Шаров мял в руках шапку.
— Пиши, — сказал угрюмо, — за сына Алексея центнер пшеницы, за брата Василия центнер ржи, за племяша Ивана центнер овса… Как они в армии, за них и вношу.
— Сколько же всего?
— Сосчитай, не трудно.
— А за себя?
Шаров удивился:
— Ведь я сказал! Или нет? Значит подумал только. За себя три центнера пшеницы.
— Коротко и ясно, — одобрил агроном.
— Молодец! — похвалила Маслова.
Шаров сел на место, вытер шею и лицо клетчатым платком, потом, вспомнив что-то, вновь поднялся.
— Про бабу забыл. Боровка отдает. Сытый боровок.

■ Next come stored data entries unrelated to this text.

#define PG_SYM_ROR(x, N) ((u32)__builtin_amdgcn_update_dpp(0, (int)(x), 0x120 + (N), 0xF, 0xF, false))
#define PG_SYM_CE(a, b) { const u32 x_ = a, y_ = b; a = x_ < y_ ? x_ : y_; b = x_ < y_ ? y_ : x_; }
__global__ __launch_bounds__(PG_WG_THREADS) __attribute__((amdgpu_waves_per_eu(7, 8))) void pg_knn_sym_merge_kernel(const u32 *partial, const u32 *pieceStart, const u32 *lowCount,
                                                                         const u32 *lowKeys, u32 capL, int rowBits, long long nrows, int k, int *idx,
                                                                         unsigned char *dist, u32 cap, u32 *evictCount, u32 *evictRows,
                                                                         const u32 *gate, u32 gateMask, u32 *gate2, u32 *ticket, u32 limit) {
  constexpr int kRec = PG_MM_KL, kOwn = PG_SYM_MAX_PIECES * kRec, kLane = PG_SYM_MAX_CAPL / 16;
  static_assert(kRec == 20 && kLane == 16, "records of whole uint4; sixteen delivered keys a lane");
  __shared__ __attribute__((aligned(16))) u32 keys[PG_WG_WAVES][4][kOwn];
  static_assert(4 * PG_WG_WAVES * PG_SYM_MAX_CAPL <= PG_WG_WAVES * 4 * kOwn, "the bins fit the records' block");
  u32 (*bins)[PG_SYM_MAX_CAPL] = reinterpret_cast<u32 (*)[PG_SYM_MAX_CAPL]>(&keys[0][0][0]);
  __shared__ u32 binCount[2][4 * PG_WG_WAVES];
  const u32 gv = gate ? __builtin_nontemporal_load(gate) : 0u;
  const int lane = threadIdx.x & 63, wv = threadIdx.x >> 6, g = lane >> 4, b = lane & 15;
  const bool open = !gate || ((gateMask >> gv) & 1u);
  if (threadIdx.x < 4 * PG_WG_WAVES) binCount[0][threadIdx.x] = 0u;
  int trip = 0;
  for (long long first = (long long)blockIdx.x * (4 * PG_WG_WAVES); open && first < nrows; first += (long long)gridDim.x * (4 * PG_WG_WAVES), trip ^= 1) {
    const int k1 = k + 1, off = kRec - k1;
    const long long blk = first >> 6;
    const long long row = first + 4 * wv + g;
    const bool mine = row < nrows;
    const long long rowIn = mine ? row : first;
    const u32 s0 = pieceStart[blk], s1 = pieceStart[blk + 1];
    const u32 logged = lowCount[first];
    u32 np = s1 - s0;
    np = np > PG_SYM_MAX_PIECES ? PG_SYM_MAX_PIECES : np;
    u32 *own = &keys[wv][g][0];
    const bool has = mine && b < (int)np;
    const uint4 *rec = reinterpret_cast<const uint4 *>(partial) + (((long long)s0 + (b < (int)np ? b : 0)) * 64 + (rowIn & 63)) * (kRec / 4);
    const uint4 r0 = rec[0], r1 = rec[1], r2 = rec[2], r3 = rec[3], r4 = rec[4];
    const u32 capG = sym_group_cap((u32)nrows, (u32)first, capL);
    const u32 nlog = logged < capG ? logged : capG;
    const u32 *log = lowKeys + first * (long long)capL;
    __syncthreads();
    for (u32 e0 = threadIdx.x; e0 < nlog; e0 += 4 * PG_WG_THREADS) {
      u32 en[4];
#pragma unroll
      for (int j = 0; j < 4; ++j) en[j] = e0 + j * PG_WG_THREADS < nlog ? log[e0 + j * PG_WG_THREADS] : 0u;
#pragma unroll
      for (int j = 0; j < 4; ++j) {
        if (e0 + j * PG_WG_THREADS < nlog) {
          const u32 place = sym_entry_place(en[j]);
          const u32 at = atomicAdd(&binCount[trip][place], 1u);
          if (at < capL) bins[place][at] = sym_entry_key(en[j], rowBits);
        }
      }
    }
    if (threadIdx.x < 4 * PG_WG_WAVES) binCount[trip ^ 1][threadIdx.x] = 0u;
    __syncthreads();
    const u32 cnt = mine ? binCount[trip][4 * wv + g] : 0u;
    const int nl = (int)(cnt < capL ? cnt : capL);
    const u32 *low = &bins[4 * wv + g][b];
    u32 d0, d1, d2, d3, d4, d5, d6, d7, d8, d9, d10, d11, d12, d13, d14, d15;
#define PG_SYM_BIN(j, d) d = 16 * j + b < nl ? low[16 * j] : 0xFFFFFFFFu;
    PG_SYM_BIN(0, d0) PG_SYM_BIN(1, d1) PG_SYM_BIN(2, d2) PG_SYM_BIN(3, d3) PG_SYM_BIN(4, d4) PG_SYM_BIN(5, d5) PG_SYM_BIN(6, d6) PG_SYM_BIN(7, d7)
    PG_SYM_BIN(8, d8) PG_SYM_BIN(9, d9) PG_SYM_BIN(10, d10) PG_SYM_BIN(11, d11) PG_SYM_BIN(12, d12) PG_SYM_BIN(13, d13) PG_SYM_BIN(14, d14) PG_SYM_BIN(15, d15)
#undef PG_SYM_BIN
    __syncthreads();
    {
      uint4 *st = reinterpret_cast<uint4 *>(own + b * kRec);
      st[0] = r0; st[1] = r1; st[2] = r2; st[3] = r3; st[4] = r4;
    }
    if (__builtin_amdgcn_ballot_w64(nl > 16) != 0) {
      PG_SYM_CE(d0, d1) PG_SYM_CE(d2, d3) PG_SYM_CE(d4, d5) PG_SYM_CE(d6, d7) PG_SYM_CE(d8, d9) PG_SYM_CE(d10, d11) PG_SYM_CE(d12, d13) PG_SYM_CE(d14, d15)
      PG_SYM_CE(d0, d2) PG_SYM_CE(d1, d3) PG_SYM_CE(d4, d6) PG_SYM_CE(d5, d7) PG_SYM_CE(d8, d10) PG_SYM_CE(d9, d11) PG_SYM_CE(d12, d14) PG_SYM_CE(d13, d15)
      PG_SYM_CE(d1, d2) PG_SYM_CE(d5, d6) PG_SYM_CE(d9, d10) PG_SYM_CE(d13, d14) PG_SYM_CE(d0, d4) PG_SYM_CE(d1, d5) PG_SYM_CE(d2, d6) PG_SYM_CE(d3, d7)
      PG_SYM_CE(d8, d12) PG_SYM_CE(d9, d13) PG_SYM_CE(d10, d14) PG_SYM_CE(d11, d15) PG_SYM_CE(d2, d4) PG_SYM_CE(d3, d5) PG_SYM_CE(d10, d12) PG_SYM_CE(d11, d13)
      PG_SYM_CE(d1, d2) PG_SYM_CE(d3, d4) PG_SYM_CE(d5, d6) PG_SYM_CE(d9, d10) PG_SYM_CE(d11, d12) PG_SYM_CE(d13, d14) PG_SYM_CE(d0, d8) PG_SYM_CE(d1, d9)
      PG_SYM_CE(d2, d10) PG_SYM_CE(d3, d11) PG_SYM_CE(d4, d12) PG_SYM_CE(d5, d13) PG_SYM_CE(d6, d14) PG_SYM_CE(d7, d15) PG_SYM_CE(d4, d8) PG_SYM_CE(d5, d9)
      PG_SYM_CE(d6, d10) PG_SYM_CE(d7, d11) PG_SYM_CE(d2, d4) PG_SYM_CE(d3, d5) PG_SYM_CE(d6, d8) PG_SYM_CE(d7, d9) PG_SYM_CE(d10, d12) PG_SYM_CE(d11, d13)
      PG_SYM_CE(d1, d2) PG_SYM_CE(d3, d4) PG_SYM_CE(d5, d6) PG_SYM_CE(d7, d8) PG_SYM_CE(d9, d10) PG_SYM_CE(d11, d12) PG_SYM_CE(d13, d14)
    }
    int pos = 0;
    u32 head = has ? own[b * kRec + off] : 0xFFFFFFFFu, res = 0xFFFFFFFFu;
    for (int r = 0; r <= k; ++r) {
      u32 m = head < d0 ? head : d0, x;
      x = PG_SYM_ROR(m, 8); m = x < m ? x : m;
      x = PG_SYM_ROR(m, 4); m = x < m ? x : m;
      x = PG_SYM_ROR(m, 2); m = x < m ? x : m;
      x = PG_SYM_ROR(m, 1); m = x < m ? x : m;
      const bool any = m != 0xFFFFFFFFu;
      if (any && head == m) {
        ++pos;
        head = pos < k1 ? own[b * kRec + off + pos] : 0xFFFFFFFFu;
      }
      const bool dwin = any && d0 == m;
      d0 = dwin ? d1 : d0; d1 = dwin ? d2 : d1; d2 = dwin ? d3 : d2; d3 = dwin ? d4 : d3;
      d4 = dwin ? d5 : d4; d5 = dwin ? d6 : d5; d6 = dwin ? d7 : d6; d7 = dwin ? d8 : d7;
      d8 = dwin ? d9 : d8; d9 = dwin ? d10 : d9; d10 = dwin ? d11 : d10; d11 = dwin ? d12 : d11;
      d12 = dwin ? d13 : d12; d13 = dwin ? d14 : d13; d14 = dwin ? d15 : d14; d15 = dwin ? 0xFFFFFFFFu : d15;
      if (b == r - 1) res = m;
      if (b == 0 && mine) {
        if (r > 16) {
          idx[row * k + r - 1] = m == 0xFFFFFFFFu ? -1 : (int)(m & 0x00FFFFFFu);
          dist[row * k + r - 1] = (unsigned char)(m >> 24);
        }
        if (r == k && ((m >> 24) >= cap || cnt > capL || logged > capG)) evictRows[atomicAdd(evictCount, 1u)] = (u32)row;
      }
    }
    if (mine && b < k) {
      idx[row * k + b] = res == 0xFFFFFFFFu ? -1 : (int)(res & 0x00FFFFFFu);
      dist[row * k + b] = (unsigned char)(res >> 24);
    }
  }
  __syncthreads();
  if (threadIdx.x == 0) {
    if (__hip_atomic_fetch_add(ticket, 1u, __ATOMIC_RELAXED, __HIP_MEMORY_SCOPE_AGENT) == gridDim.x - 1u) {
      u32 zero = 0u;
      asm volatile("" : "+v"(zero));
      const u32 evictedRows = __hip_atomic_fetch_add(evictCount, zero, __ATOMIC_RELAXED, __HIP_MEMORY_SCOPE_AGENT);
      *ticket = 0u;
      if (gv != 0u) *gate2 = gv;
      else if (evictedRows > limit) { *evictCount = 0u; *gate2 = 0u; }
      else *gate2 = 3u;
    }
  }
}

typedef int (*probe_fn)(int, const ProbeParams &, hipStream_t);
typedef int (*knn_rows_fn)(int, const KnnRowsParams &, int, hipStream_t);
static const knn_rows_fn kKnnRows[8] = {pg_launch_knn_rows_g1, pg_launch_knn_rows_g2, pg_launch_knn_rows_g3, pg_launch_knn_rows_g4,
                                        pg_launch_knn_rows_g5, pg_launch_knn_rows_g6, pg_launch_knn_rows_g7, pg_launch_knn_rows_g8};
static const probe_fn kProbe[8] = {pg_launch_probe_g1, pg_launch_probe_g2, pg_launch_probe_g3, pg_launch_probe_g4,
                                   pg_launch_probe_g5, pg_launch_probe_g6, pg_launch_probe_g7, pg_launch_probe_g8};
static int run_probe(const NsqParams &e, int l, int bits, u32 near, u32 lo, u32 span, u32 need, void *workspace, hipStream_t s,
                     const PgKnobs &kn, const u32 **gate) {
  if (!workspace) return pg_fail(PG_E_BADARG, "workspace required (pg_workspace_bytes)");
  u32 *gates = (u32 *)((char *)workspace + PG_WS_GATES), *counts = (u32 *)((char *)workspace + PG_WS_COUNTS);
  ProbeParams pp;
  pp.rowPlanes = e.rowPlanes; pp.colPlanes = e.colPlanes; pp.rowNpad = e.rowNpad; pp.colNpad = e.colNpad;
  pp.row0 = e.row0; pp.nrows = e.nrows; pp.ncols = e.ncols;
  pp.nsample = e.nrows < PG_PROBE_ROWS ? (int)e.nrows : PG_PROBE_ROWS;
  pp.wavesPerRow = PG_PROBE_WAVES;
  if (kn.probeS.v > 0) pp.nsample = (int)kn.probeS.v;
  if (kn.probeW.v > 0) pp.wavesPerRow = (int)kn.probeW.v;
  pp.near = near; pp.lo = lo; pp.span = span; pp.counts = counts;
  if (int rc = pg_launched(kProbe[pg_ngroups(l) - 1](bits, pp, s), "pg_probe_kernel")) return rc;
  const int force = (int)kn.gateForce.v;
  static_assert(PG_WS_GATES / 4 <= 1024, "pg_decide_kernel zeroes one word per thread");
  pg_decide_kernel<<<dim3(1), dim3(1024), 0, s>>>(counts, pp.nsample, pp.wavesPerRow, need, e.ncols, force, gates, (u32 *)workspace,
                                                  PG_WS_GATES / 4);
  if (int rc = pg_launched("pg_decide_kernel")) return rc;
  *gate = gates;
  return 0;
}

typedef int (*nsq_fn)(int, int, const NsqParams &, int, hipStream_t);
typedef int (*dense_fn)(int, const DenseParams &, hipStream_t);
typedef int (*compact_fn)(int, const CompactParams &, hipStream_t);
typedef int (*occ_fn)(int, int);
static const occ_fn kNsqOcc[8] = {pg_occ_nsq_g1, pg_occ_nsq_g2, pg_occ_nsq_g3, pg_occ_nsq_g4,
                                  pg_occ_nsq_g5, pg_occ_nsq_g6, pg_occ_nsq_g7, pg_occ_nsq_g8};
static int nsq_occupancy(int groups, int mode, int bits) {
  static std::atomic<int> cache[8][3][2];
  std::atomic<int> &c = cache[groups - 1][mode][bits == 8];
  int v = c.load(std::memory_order_relaxed);
  if (v == 0) {
    const int n = kNsqOcc[groups - 1](mode, bits);
    v = n < 1 ? 4 : (n > 8 ? 8 : n);
    c.store(v, std::memory_order_relaxed);
  }
  return v;
}
static const nsq_fn kNsq[8] = {pg_launch_nsq_g1, pg_launch_nsq_g2, pg_launch_nsq_g3, pg_launch_nsq_g4,
                               pg_launch_nsq_g5, pg_launch_nsq_g6, pg_launch_nsq_g7, pg_launch_nsq_g8};
static const dense_fn kDense[8] = {pg_launch_dense_g1, pg_launch_dense_g2, pg_launch_dense_g3, pg_launch_dense_g4,
                                   pg_launch_dense_g5, pg_launch_dense_g6, pg_launch_dense_g7, pg_launch_dense_g8};
static const compact_fn kCompact[8] = {pg_launch_compact_g1, pg_launch_compact_g2, pg_launch_compact_g3,
                                       pg_launch_compact_g4, pg_launch_compact_g5, pg_launch_compact_g6,
                                       pg_launch_compact_g7, pg_launch_compact_g8};

static void set_rows_plan(NsqParams *p, int *grid, const PassPlan &pl, const PgKnobs &kn) {
  if (kn.debugPlan.set) fprintf(stderr, "[pg plan] rows=%lld occ=%d rows_per_wave=%lld waves=%lld\n", (long long)p->nrows, pl.occ, (long long)pl.rowsPerWave, pl.passes);
  p->rowsPerWave = pl.rowsPerWave; p->rowsPerPass = pl.rowsPerPass;
  *grid = pl.grid;
}
static int plan_rows_here(NsqParams *p, int *grid, int occ, double recBytes, const PgKnobs &kn, int maxRows = PG_RB) {
  const int cus = cu_count();
  if (cus <= 0) return pg_fail(PG_E_NODEV, "no HIP device");
  set_rows_plan(p, grid, plan_rows(p->nrows, p->ncols, cus, occ, recBytes, kn, maxRows), kn);
  return 0;
}

extern "C" {

int pg_pack_planes(const void *src, int elem_bytes, int64_t n, int l, int64_t ld, const int64_t *rows, int bits,
                   void *planes, int64_t npad, uint32_t *flags, void *stream) {
  if (!src || !planes || !flags || n < 0 || ld < l) return pg_fail(PG_E_BADARG, "pg_pack_planes: bad argument");
  if (int rc = check_bits(bits)) return rc;
  if (int rc = check_l(l, bits, true)) return rc;
  if (npad < n || npad % 256) return pg_fail(PG_E_BADARG, "pg_pack_planes: npad must be pg_npad(n)");
  const int ng = pg_ngroups(l), nq = pg_nchunks(l, bits);
  hipStream_t s = (hipStream_t)stream;
  hipError_t e = hipMemsetAsync(flags, 0, sizeof(uint32_t), s);
  if (e != hipSuccess) return pg_launched((int)e, "hipMemsetAsync");
  const dim3 grid((unsigned)(npad / PG_PACK_SEQS)), block(256);
  const long long *r = (const long long *)rows;
  u32 *pl = (u32 *)planes;
#define PG_PACK(T)                                                                                          \
  do {                                                                                                      \
    if (bits == 5) pg_pack_kernel<T, 5><<<grid, block, 0, s>>>((const T *)src, n, l, ld, r, pl, npad, ng, nq, flags); \
    else pg_pack_kernel<T, 8><<<grid, block, 0, s>>>((const T *)src, n, l, ld, r, pl, npad, ng, nq, flags); \
  } while (0)
  switch (elem_bytes) {
    case 1: PG_PACK(unsigned char); break;
    case 2: PG_PACK(short); break;
    case 4: PG_PACK(int); break;
    case 8: PG_PACK(long long); break;
    default: return pg_fail(PG_E_BADARG, "pg_pack_planes: elem_bytes must be 1, 2, 4 or 8");
  }
#undef PG_PACK
  return pg_launched("pg_pack_kernel");
}

int pg_pack_bytes(const uint8_t *src, int64_t n, int width, int64_t ld, const int64_t *rows, const uint8_t *lut256, int bits,
                  void *planes, int64_t npad, uint8_t *tokens_out, uint32_t *flags, void *stream) {
  if (!src || !lut256 || !planes || !flags || n < 0 || ld < width) return pg_fail(PG_E_BADARG, "pg_pack_bytes: bad argument");
  if (int rc = check_bits(bits)) return rc;
  if (int rc = check_l(width, bits, true)) return rc;
  if (npad < n || npad % 256) return pg_fail(PG_E_BADARG, "pg_pack_bytes: npad must be pg_npad(n)");
  const int ng = pg_ngroups(width), nq = pg_nchunks(width, bits);
  hipStream_t s = (hipStream_t)stream;
  hipError_t e = hipMemsetAsync(flags, 0, sizeof(uint32_t), s);
  if (e != hipSuccess) return pg_launched((int)e, "hipMemsetAsync");
  const dim3 grid((unsigned)(npad / PG_PACK_SEQS)), block(256);
  if (bits == 5)
    pg_pack_kernel<unsigned char, 5><<<grid, block, 0, s>>>(src, n, width, ld, (const long long *)rows, (u32 *)planes, npad, ng, nq,
                                                            flags, lut256, tokens_out);
  else
    pg_pack_kernel<unsigned char, 8><<<grid, block, 0, s>>>(src, n, width, ld, (const long long *)rows, (u32 *)planes, npad, ng, nq,
                                                            flags, lut256, tokens_out);
  return pg_launched("pg_pack_kernel(bytes)");
}

int pg_hamming_dense(const void *x_planes, int64_t n, int64_t x_npad, const void *y_planes, int64_t m, int64_t y_npad,
                     int l, int bits, void *out, int out_elem_bytes, int64_t ldo, int accumulate, void *stream) {
  if (!x_planes || !y_planes || !out || n <= 0 || m <= 0 || ldo < n)
    return pg_fail(PG_E_BADARG, "pg_hamming_dense: bad argument");
  if (int rc = check_bits(bits)) return rc;
  if (int rc = check_l(l, bits)) return rc;
  if (out_elem_bytes != 1 && out_elem_bytes != 2 && out_elem_bytes != 4 && out_elem_bytes != 8)
    return pg_fail(PG_E_BADARG, "pg_hamming_dense: out_elem_bytes must be 1, 2, 4 or 8");
  if (x_npad < n || x_npad % 256 || y_npad < m) return pg_fail(PG_E_BADARG, "pg_hamming_dense: bad npad");
  if ((m + PG_RBD - 1) / PG_RBD > 65535) return pg_fail(PG_E_BADARG, "pg_hamming_dense: m too large for one launch");
  DenseParams p;
  p.xPlanes = (const uint4 *)x_planes; p.xNpad = x_npad; p.n = n;
  p.yPlanes = (const uint4 *)y_planes; p.yNpad = y_npad; p.m = m;
  p.out = out; p.ldo = ldo; p.outBytes = out_elem_bytes; p.accumulate = accumulate ? 1 : 0;
  return pg_launched(kDense[pg_ngroups(l) - 1](bits, p, (hipStream_t)stream), "pg_dense_kernel");
}

static int fill_nsq(NsqParams *p, const void *row_planes, int64_t row_npad, int64_t row0, int64_t nrows,
                    const void *col_planes, int64_t col_npad, int64_t ncols, int l, int bits, const PgKnobs &kn) {
  if (!row_planes || !col_planes || row0 < 0 || nrows <= 0 || ncols <= 0) return pg_fail(PG_E_BADARG, "bad argument");
  if (int rc = check_bits(bits)) return rc;
  if (int rc = check_l(l, bits)) return rc;
  if (col_npad < ncols || col_npad % 256 || row_npad < row0 + nrows) return pg_fail(PG_E_BADARG, "bad npad");
  if (ncols > 0x7fffffffLL) return pg_fail(PG_E_TOOMANY, "ncols exceeds int32 indices");
  memset(p, 0, sizeof(*p));
  p->filter = (int)kn.lbFilter.v;
  p->rowPlanes = (const uint4 *)row_planes; p->rowNpad = row_npad; p->row0 = row0; p->nrows = nrows;
  p->colPlanes = (const uint4 *)col_planes; p->colNpad = col_npad; p->ncols = ncols;
  p->colSig = p->colPlanes + (long long)pg_nchunks(l, bits) * col_npad;
  p->colFold = p->colSig + 2 * col_npad;
  p->rowFold = p->rowPlanes + ((long long)pg_nchunks(l, bits) + 2) * row_npad;
  return 0;
}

Сказал, словно гору с плеч свалил. Опустился на парту, вынул кисет, не спеша свернул самокрутку и зачадил. И сидел, ссутулясь, молча до конца собрания, ко всему безучастный, равнодушный, всем своим видом показывая, что он свое дело выполнил, а остальные его мало интересуют.
— Еще кто выступит? — спросил Червяков и мельком взглянул на Маслову.
— Позволь мне, — попросила она слова.
Еще дома ткачиха долго придумывала — что внести в фонд армии. С Ксашей советовалась и, наконец, обе решили: отдать самую ценную и дорогую вещь, что удалось сохранить.
— От сыновей получила, им и отдам.
— Конечно, — одобрила Ксаша.
Анна Степановна подошла к столу, окинула всех взглядом и снова, как тогда на совещании в молочной, ее охватила теплая волна материнской ласки и любви. Три месяца живет она среди этих людей и знает — большие тяготы, великие муки и страдания терпеливо и стойко переносят они, чтобы только одержать победу над лютым врагом. Вот на передней парте сидит Катерина — тихая, скромная женщина, чудесная труженица и хозяйка. День-деньской она на ферме — о кормах хлопочет для коров, о телятнике, об удойницах, о чистых фартуках, а вернется домой — вся в заботах о детишках. Рядом с ней — сумрачная, молчаливая, похожая на монашку, Варвара Скудина — колхозный конюх. Проводила еще летом мужа на фронт и заняла его место: конюшит. Вон Соня Пряхина, Ксаше ровесница, совсем еще молодая; доверил ей колхоз все свои кладовые. «Аккуратная девушка, — отзывался о ней Червяков, — чтоб, скажем, мешок дать и забыть — ни-ни»…Вон Петр Петрович Перепелица — беженец из жизни, странник на этой земле. Сидит согнувшись, о судьбе, поди, своей размышляет. За ним Иосиф Казакевич загородил собой всех остальных. Далеко на юге еще осенью погибла его семья. Пыталась как-то Маслова расспросить его, он болезненно поморщился, ответил: «Как-нибудь после расскажу». У каждого своя жизнь, свои печали…
— У меня на фронте пятеро, — начала Анна Степановна, — шестеро было, одного уж нет в живых. И если Шаров за сына да за брата воз хлеба внес, сколько же мне вносить за пятерых! Хлеба у меня нет, но сохранила я вещь одну…
Она расстегнула на груди вязаную теплую кофточку, достала из внутреннего кармана небольшой сверток в белой чистой тряпочке; разорвав зубами эту тряпочку, вынула сверточек поменьше, в тонкой папиросной бумаге. И осторожно развернула его.